Straight Translation? Creative Nonfiction with a Dose of Derivative Noble Savage Literature? Does it Matter?

One might surmise that Der Papalagi has some level of creative nonfiction, in that the translation may not be a strict interpretation of Tuiavii’s words. There is even a question if the Chief actually existed — but let’s assume this effort did not originate from the mind of Scheurmann. Was it’s form inspired by another similar ‘travelogue’ from Africa, The Journey of Lukanga Mukara Into the Innermost of Germany, by also German explorer Hans Paasche? Maybe, as some assert. According to Scheurmann’s great-granddaughter Jessica Rottschäffer, who is working on a doctoral thesis about her ancestor, Tuiavii is most likely a composite character.

“While in Samoa, Scheurmann met the high chief Tupua Tamasese Lealofi I, and some other lower chiefs,” says Rottschäfer. “So Tuiavii seems to be based on a couple of different people.”

STORY: Paul Gauguin: Nature and Primitivism as Mythical Notions

Samoan Chief Tupua Tamasese Lealofi I 1891 - Andrew Thomas
Samoan Chief Tupua Tamasese Lealofi I as a young man in 1891. He may have been one of the inspirations for Tuivaii in Der Papalagi. He ended up shot in 1929 in demonstrations against the New Zealand occupation of Samoa. Photo by Andrew Thomas.
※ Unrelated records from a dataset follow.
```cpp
#if MUDG_PLANES > 1
template <bool TWO>
__global__ __launch_bounds__(256, PLANES == 2 ? 2 : 1) void attn_split_kernel(const MudgAttnDesc p, const int nqt, const int total) {
    extern __shared__ __attribute__((aligned(16))) char smem_raw[];
    h16* Ks = reinterpret_cast<h16*>(smem_raw);
    h16* Vs = Ks + 2 * PLANES * ATILE;

    const int tid = threadIdx.x, lane = tid & 63, wave = tid >> 6;
    const int l31 = lane & 31, hi = lane >> 5;
    const int w = xcd_work_item(total);
    const int pair = w / nqt, qt = w - pair * nqt;
    const int f = pair / p.heads, h = pair - f * p.heads;
    const int psq = p.ldq / PLANES, pso = p.ldo / PLANES;

    const h16* Qp = reinterpret_cast<const h16*>(p.Q) + (int64_t)f * p.Nq * p.ldq + h * 64;
    h16* Op = reinterpret_cast<h16*>(p.O) + (int64_t)f * p.Nq * p.ldo + h * 64;

    const int q = qt * QB + wave * 32 + l31;
    const bool qok = q < p.Nq;
    h16x8 qf[PLANES][4];
#pragma unroll
    for (int pl = 0; pl < PLANES; ++pl) load_q_frags(qf[pl], Qp, q, p.ldq, pl * psq, qok, hi);

    const int lrow = tid >> 3, kc = tid & 7;
    u32x4 kr[PLANES][2], vr[PLANES][2];

    f32x16 o[2], res[TWO ? 2 : 1];
    const float c = p.q_prescaled ? 1.0f : p.scale * 1.4426950408889634f;
#pragma unroll
    for (int set = 0; set < (TWO ? 2 : 1); ++set) {
// ... 426 lines not shown
#endif
        if (dma_ok) {
#if MUDG_PLANES == 2
            if (const int rc = mudg_lds_opt_in<&attn_split_dma_kernel<true>>(SPLIT_DMA_SMEM, "mudg_attention")) return rc;
            if (const int rc = mudg_lds_opt_in<&attn_split_dma_kernel<false>>(SPLIT_DMA_SMEM, "mudg_attention")) return rc;
            if (d.q_prescaled) hipLaunchKernelGGL(attn_split_dma_kernel<true>, dim3((unsigned)total), dim3(256), SPLIT_DMA_SMEM, s, d, nqt, (int)total);
            else hipLaunchKernelGGL(attn_split_dma_kernel<false>, dim3((unsigned)total), dim3(256), SPLIT_DMA_SMEM, s, d, nqt, (int)total);
#endif
        }
        else if (d.K2) hipLaunchKernelGGL(attn_split_kernel<true>, dim3((unsigned)total), dim3(256), smem, s, d, nqt, (int)total);
        else hipLaunchKernelGGL(attn_split_kernel<false>, dim3((unsigned)total), dim3(256), smem, s, d, nqt, (int)total);
    }
#else
    MUDG_REQUIRE(!d.Q8 || wide, "mudg_attention: the MX-fp8 score path serves the long self-attention kernel only (Nq >= 512, Nk >= 256)");
    if (wide) {
        const int nqt2 = (d.Nq + 255) / 256;
        const int64_t total2 = (int64_t)nqt2 * d.F * d.heads;
        static int dma = -1, lean = -1;
        if (dma < 0) dma = mudg_variant("ATTN_DMA", 1);
        if (lean < 0) lean = mudg_variant("ATTN_LEAN", 1);
        const bool dma_ok = dma && d.Nk % 64 == 0 && (int64_t)d.Nk * d.ldk * 2 < (1ll << 31) && (int64_t)64 * d.ldvt * 2 + (int64_t)d.Nk * 2 < (1ll << 31);
        if (d.Q8) {
            MUDG_REQUIRE(dma_ok && d.q_prescaled && d.K8 && d.Qs && d.Ks && !d.accumulate, "mudg_attention: the MX-fp8 score path needs "
                         "q_prescaled, Nk %% 64 == 0 and all four of Q8 / K8 / Qs / Ks");
            MUDG_REQUIRE((d.ldq8 & 15) == 0 && (d.ldk8 & 15) == 0 && aligned16(d.Q8) && aligned16(d.K8) && d.ldq8 >= d.heads * 64 &&
                         d.ldk8 >= d.heads * 64 && d.ldqs >= d.heads * 2 && d.ldks >= d.heads * 2 && (int64_t)d.Nk * d.ldk8 < (1ll << 31),
                         "mudg_attention: fp8 strides");
            hipLaunchKernelGGL((attn64d_kernel<true, true>), dim3((unsigned)total2), dim3(256), 0, s, d, nqt2, (int)total2);
        }
        else if (dma_ok && d.q_prescaled && lean) hipLaunchKernelGGL((attn64d_kernel<true, false>), dim3((unsigned)total2), dim3(256), 0, s, d, nqt2, (int)total2);
        else if (dma_ok) hipLaunchKernelGGL((attn64d_kernel<false, false>), dim3((unsigned)total2), dim3(256), 0, s, d, nqt2, (int)total2);
        else hipLaunchKernelGGL(attn64q_kernel, dim3((unsigned)total2), dim3(256), 0, s, d, nqt2, (int)total2);
    } else {
        static int xv = -1;
        if (xv < 0) xv = mudg_variant("ATTN_X", 1);
        int xq = (int)(total / 1024);
        xq = xq > 8 ? 8 : xq;
        if (xv && xq >= 2 && d.Nk <= 2 * KB && (!d.K2 || d.Nk2 <= KB)) {
            constexpr int smem = 2 * XK_TILES * ATILE * (int)sizeof(h16);
            if (const int rc = mudg_lds_opt_in<&xattn_kernel<false>>(smem, "mudg_attention")) return rc;
            if (const int rc = mudg_lds_opt_in<&xattn_kernel<true>>(smem, "mudg_attention")) return rc;
            const int nqc = (nqt + xq - 1) / xq;
            const int64_t totx = (int64_t)nqc * d.F * d.heads;
            if (d.K2) hipLaunchKernelGGL(xattn_kernel<true>, dim3((unsigned)totx), dim3(256), smem, s, d, nqt, xq, nqc, (int)totx);
            else hipLaunchKernelGGL(xattn_kernel<false>, dim3((unsigned)totx), dim3(256), smem, s, d, nqt, xq, nqc, (int)totx);
        }
        else if (d.K2) hipLaunchKernelGGL(attn_kernel<true>, dim3((unsigned)total), dim3(256), 0, s, d, nqt, (int)total);
        else hipLaunchKernelGGL(attn_kernel<false>, dim3((unsigned)total), dim3(256), 0, s, d, nqt, (int)total);
    }
#endif
    const int rc = mudg_check_launch("mudg_attention");
    const double bh = (double)d.F * d.heads;
    mudg_prof_end(slot, s, 4.0 * bh * d.Nq * (double)(d.Nk + (d.K2 ? d.Nk2 : 0)) * 64.0,
                  bh * (2.0 * d.Nq + 2.0 * d.Nk / d.kv_div + (d.K2 ? 2.0 * d.Nk2 / d.kv_div2 : 0.0)) * 64.0 * 2.0);
    return rc;
}

#if MUDG_PLANES == 1
namespace {
__global__ __launch_bounds__(256) void quantize_mxfp8_kernel(const h16* __restrict__ X, int ldx, int64_t rows, int nblk,
                                                              unsigned char* __restrict__ Y, int ldy, unsigned char* __restrict__ S, int lds) {
    const int64_t i = (int64_t)blockIdx.x * 256 + threadIdx.x;
    if (i >= rows * nblk) return;
    const int64_t r = i / nblk;
    const int b = (int)(i - r * nblk);
    const h16* src = X + r * ldx + b * 32;
    float v[32];
    float amax = 0.f;
#pragma unroll
    for (int q = 0; q < 4; ++q) {
        const h16x8 t = as_h16x8(ld16(src + q * 8));
#pragma unroll
        for (int e = 0; e < 8; ++e) { v[q * 8 + e] = (float)t[e]; amax = fmaxf(amax, fabsf(v[q * 8 + e])); }
    }
    const int E = mx_block_exponent(amax);
    const float inv = __uint_as_float((unsigned)(127 - E) << 23);
    u32x4 lo, hi4;
#pragma unroll
// ... 55 lines not shown
#endif
    if (T <= 16) launch(tattn_split_kernel<16>, 4);
    else launch(tattn_split_kernel<32>, 4);
#else
    if (T <= 16 && use_mfma) launch(tattn_mfma_kernel, 4 * TATTN_ITEMS);
    else if (T <= 16) launch(tattn_kernel<16>, 4 * TATTN_ITEMS);
    else launch(tattn_kernel<32>, 4 * TATTN_ITEMS);
#endif
    const int rc = mudg_check_launch("mudg_temporal_attention");
    mudg_prof_end(slot, s, 4.0 * total * (double)T * T * 64.0, (double)total * T * 64.0 * 2.0 * 4.0);
    return rc;
}

extern "C" int mudg_temporal_self_attention_ok(int T, int HW, int heads, int C, int64_t ldx, int64_t ldw, int64_t ldo) {
#if MUDG_PLANES == 1
    return T == 16 && HW > 0 && HW % 8 == 0 && heads > 0 && C == heads * 64 && ldx % 8 == 0 && ldw % 8 == 0 && ldo % 8 == 0 && ldx >= C &&
           ldw >= C && ldo >= C;
#else
    (void)T; (void)HW; (void)heads; (void)C; (void)ldx; (void)ldw; (void)ldo;
    return 0;
#endif
}

extern "C" int mudg_temporal_self_attention(const void* X, const void* Wh, void* O, int B, int T, int HW, int heads, int C, int64_t ldx,
                                            int64_t ldw, int64_t ldo, float scale, void* stream) {
#if MUDG_PLANES == 1
    MUDG_REQUIRE(X && Wh && O, "mudg_temporal_self_attention: null pointer");
    MUDG_REQUIRE(B > 0, "mudg_temporal_self_attention: empty problem");
    MUDG_REQUIRE(aligned16(X) && aligned16(Wh) && aligned16(O), "mudg_temporal_self_attention: alignment");
    if (!mudg_temporal_self_attention_ok(T, HW, heads, C, ldx, ldw, ldo))
        MUDG_FAIL(MUDG_EUNSUPPORTED, "mudg_temporal_self_attention: T=%d HW=%d heads=%d C=%d outside the fused kernel (T = 16, HW %% 8 == 0, "
                  "C = 64 heads, dense 16-byte rows): project with mudg_gemm and call mudg_temporal_attention", T, HW, heads, C);
    const int64_t total = (int64_t)B * (HW / 8) * heads;
    MUDG_REQUIRE(total < (1ll << 31), "mudg_temporal_self_attention: grid too large");
    const int rc0 = mudg_lds_opt_in<tsattn_fused_kernel>(TSA_LDS, "mudg_temporal_self_attention");
    if (rc0 != MUDG_OK) return rc0;
    hipStream_t s = reinterpret_cast<hipStream_t>(stream);
    const int slot = mudg_prof_begin(MUDG_FAM_GEMM, s);
    hipLaunchKernelGGL(tsattn_fused_kernel, dim3((unsigned)total), dim3(256), TSA_LDS, s, (const h16*)X, (const h16*)Wh, (h16*)O, HW, heads, C,
                       ldx, ldw, ldo, scale, (int)total);
    const int rc = mudg_check_launch("mudg_temporal_self_attention");
    const double M = (double)B * T * HW;
    mudg_prof_end(slot, s, 2.0 * M * 3.0 * C * C + 4.0 * (double)B * HW * heads * T * T * 64.0, (2.0 * M * C + 3.0 * C * C) * 2.0);
    return rc;
#else
    (void)X; (void)Wh; (void)O; (void)B; (void)T; (void)HW; (void)heads; (void)C; (void)ldx; (void)ldw; (void)ldo; (void)scale; (void)stream;
    MUDG_FAIL(MUDG_EUNSUPPORTED, "mudg_temporal_self_attention: the fused kernel belongs to the 16-bit operand builds");
#endif
}
```

### mudg_amd/csrc/attn_shared.h

```cpp
#pragma once
#include "common.h"
#include <type_traits>

constexpr int QB = 128;
constexpr int KB = 64;
constexpr int ALD = 72;
constexpr int ATILE = 64 * ALD;

struct KvSet {
    const h16* Kp;
    const h16* Vp;
    int Nk, ldk, ldvt;
    int psk, psv;
};
__device__ __forceinline__ KvSet kv_set(const MudgAttnDesc& p, int f, int h, int set) {
    KvSet kv;
    if (set == 0) {
        kv.Kp = reinterpret_cast<const h16*>(p.K) + (int64_t)(f / p.kv_div) * p.Nk * p.ldk + h * 64;
        kv.Vp = reinterpret_cast<const h16*>(p.Vt) + (int64_t)(f / p.kv_div) * p.svt + (int64_t)(h * 64) * p.ldvt;
        kv.Nk = p.Nk; kv.ldk = p.ldk; kv.ldvt = p.ldvt;
    } else {
        kv.Kp = reinterpret_cast<const h16*>(p.K2) + (int64_t)(f / p.kv_div2) * p.Nk2 * p.ldk2 + h * 64;
        kv.Vp = reinterpret_cast<const h16*>(p.Vt2) + (int64_t)(f / p.kv_div2) * p.svt2 + (int64_t)(h * 64) * p.ldvt2;
        kv.Nk = p.Nk2; kv.ldk = p.ldk2; kv.ldvt = p.ldvt2;
// ... 11 lines not shown
__device__ __forceinline__ void load_kv_tile(const KvSet& kv, int kt, int lrow, int kc, u32x4 (&kr)[PLANES][2], u32x4 (&vr)[PLANES][2]) {
    const int j0 = kt * KB;
#pragma unroll
    for (int pl = 0; pl < PLANES; ++pl)
#pragma unroll
        for (int i = 0; i < 2; ++i) {
            const int row = lrow + 32 * i;
            const int j = j0 + row;
            kr[pl][i] = (j < kv.Nk) ? ld16(kv.Kp + (int64_t)j * kv.ldk + pl * kv.psk + kc * 8) : zero16();
            const int jc = j0 + kc * 8;
            u32x4 v = zero16();
            if (jc < kv.Nk) {
                v = ld16(kv.Vp + (int64_t)row * kv.ldvt + pl * kv.psv + jc);
                if (jc + 8 > kv.Nk) {
                    h16x8 hv = as_h16x8(v);
#pragma unroll
                    for (int e = 0; e < 8; ++e) if (jc + e >= kv.Nk) hv[e] = (h16)0.f;
                    v = as_u32x4(hv);
                }
            }
            vr[pl][i] = v;
        }
}
__device__ __forceinline__ void stage_padded(h16* Kt, h16* Vt, int lrow, int kc, const u32x4 (&kr)[PLANES][2], const u32x4 (&vr)[PLANES][2]) {
#pragma unroll
    for (int pl = 0; pl < PLANES; ++pl)
#pragma unroll
        for (int i = 0; i < 2; ++i) {
            st16(&Kt[pl * ATILE + (lrow + 32 * i) * ALD + kc * 8], kr[pl][i]);
            st16(&Vt[pl * ATILE + (lrow + 32 * i) * ALD + kc * 8], vr[pl][i]);
        }
}

__device__ __forceinline__ void mask_ragged(f32x16 (&s)[2], int kt, int Nk, int hi) {
    if (kt * KB + KB > Nk) {
#pragma unroll
        for (int sub = 0; sub < 2; ++sub)
#pragma unroll
            for (int r = 0; r < 16; ++r) {
                const int j = kt * KB + sub * 32 + (r & 3) + 8 * (r >> 2) + 4 * hi;
                if (j >= Nk) s[sub][r] = -INFINITY;
            }
    }
}

__device__ __forceinline__ float row_max32(const f32x16 (&s)[2]) {
    float mx = s[0][0];
#pragma unroll
    for (int r = 1; r < 16; ++r) mx = fmaxf(mx, s[0][r]);
#pragma unroll
    for (int r = 0; r < 16; ++r) mx = fmaxf(mx, s[1][r]);
    return fmaxf(mx, __shfl_xor(mx, 32, 64));
}

__device__ __forceinline__ void put_p(h16x8 (&pk)[PLANES][2][2], int sub, int r, float e) {
    h16 piece[PLANES];
    split_operand(e, piece);
#pragma unroll
    for (int pl = 0; pl < PLANES; ++pl) pk[pl][sub][r >> 3][r & 7] = piece[pl];
}

__device__ __forceinline__ void softmax_step_classic(const f32x16 (&s)[2], float c, float& m_run, float& l_run, f32x16 (&o)[2],
                                                     h16x8 (&pk)[PLANES][2][2]) {
    const float mx = row_max32(s);
    const bool grew = !__all(mx <= m_run);
    const float m_new = grew ? fmaxf(m_run, mx) : m_run;
    const float alpha = grew ? __builtin_amdgcn_exp2f((m_run - m_new) * c) : 1.0f;
    const float mc = m_new * c;
    m_run = m_new;
    float ps = 0.f;
#pragma unroll
    for (int sub = 0; sub < 2; ++sub)
#pragma unroll
        for (int r = 0; r < 16; ++r) {
            const float e = __builtin_amdgcn_exp2f(fmaf(s[sub][r], c, -mc));
            ps += e;
            put_p(pk, sub, r, e);
        }
    l_run = l_run * alpha + ps;
    if (grew) {
#pragma unroll
        for (int r = 0; r < 16; ++r) { o[0][r] *= alpha; o[1][r] *= alpha; }
    }
}

#ifdef MUDG_OPERAND_FP16
constexpr float LEAN_LIMIT = 32768.f;
#else
constexpr float LEAN_LIMIT = 1099511627776.f;
#endif
__device__ __forceinline__ bool softmax_step_lean(const f32x16 (&s)[2], float& l_run, h16x8 (&pk)[PLANES][2][2]) {
    float ps = 0.f;
#pragma unroll
    for (int sub = 0; sub < 2; ++sub)
#pragma unroll
        for (int r = 0; r < 16; ++r) {
            const float e = __builtin_amdgcn_exp2f(s[sub][r]);
            ps += e;
            put_p(pk, sub, r, e);
        }
    l_run += ps;
    return !(ps <= LEAN_LIMIT);
}
template <bool LEAN, class KeyLoop>
__device__ __forceinline__ void lean_or_classic(const bool& overflow, KeyLoop key_loop) {
    if constexpr (LEAN) {
        key_loop(std::true_type{});
        if (__syncthreads_or(overflow ? 1 : 0)) key_loop(std::false_type{});
    } else {
        key_loop(std::false_type{});
    }
}
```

Yes, idealization and cultural appropriation of Native lives, cultures, and their subsistence-based ways of living has promoted racist perspectives, literature, and movies, as well as colonization, hegemony, and genocide against Indigenous Peoples throughout time. However, any Western traveler who goes off the beaten path and into the communities of peoples who strive to control their land and culture against rapacious adventuring outsiders (white, capitalist) can vouch for a multitude of conversations laughing at or warning against the vagaries/deprivation/desperation of life in an industrialized ecosystem.

“You can also recognize the Papalagi by his wish for making us wise and because he tells us that we are poor and wretched, and in need of his help and his pity, because we possess nothing.

“…who can be richer than us and who can possibly possess more things from the Great Spirit than exactly us? Throw your eyes around to the furthest horizon, where the wide blue expanse rests on the rim of the world. Everything is full of great things: the jungle with its wild pigeons, hummingbirds and parrots, the lagoons with their sea-cucumbers, shells and marine life, the sand with its shining face and smooth skin, the great water that can rage like a band of warriors or smile like a taopou and the wide blue dome that changes color every hour and carries large flowers that bless us with gold and silver light. Why be so foolish as to produce more things, now that we have so many outstanding things already, given us by the Great Spirit himself?”  — Chief Tuiavii/Erich Scheurmann in ‘Der Papalagi’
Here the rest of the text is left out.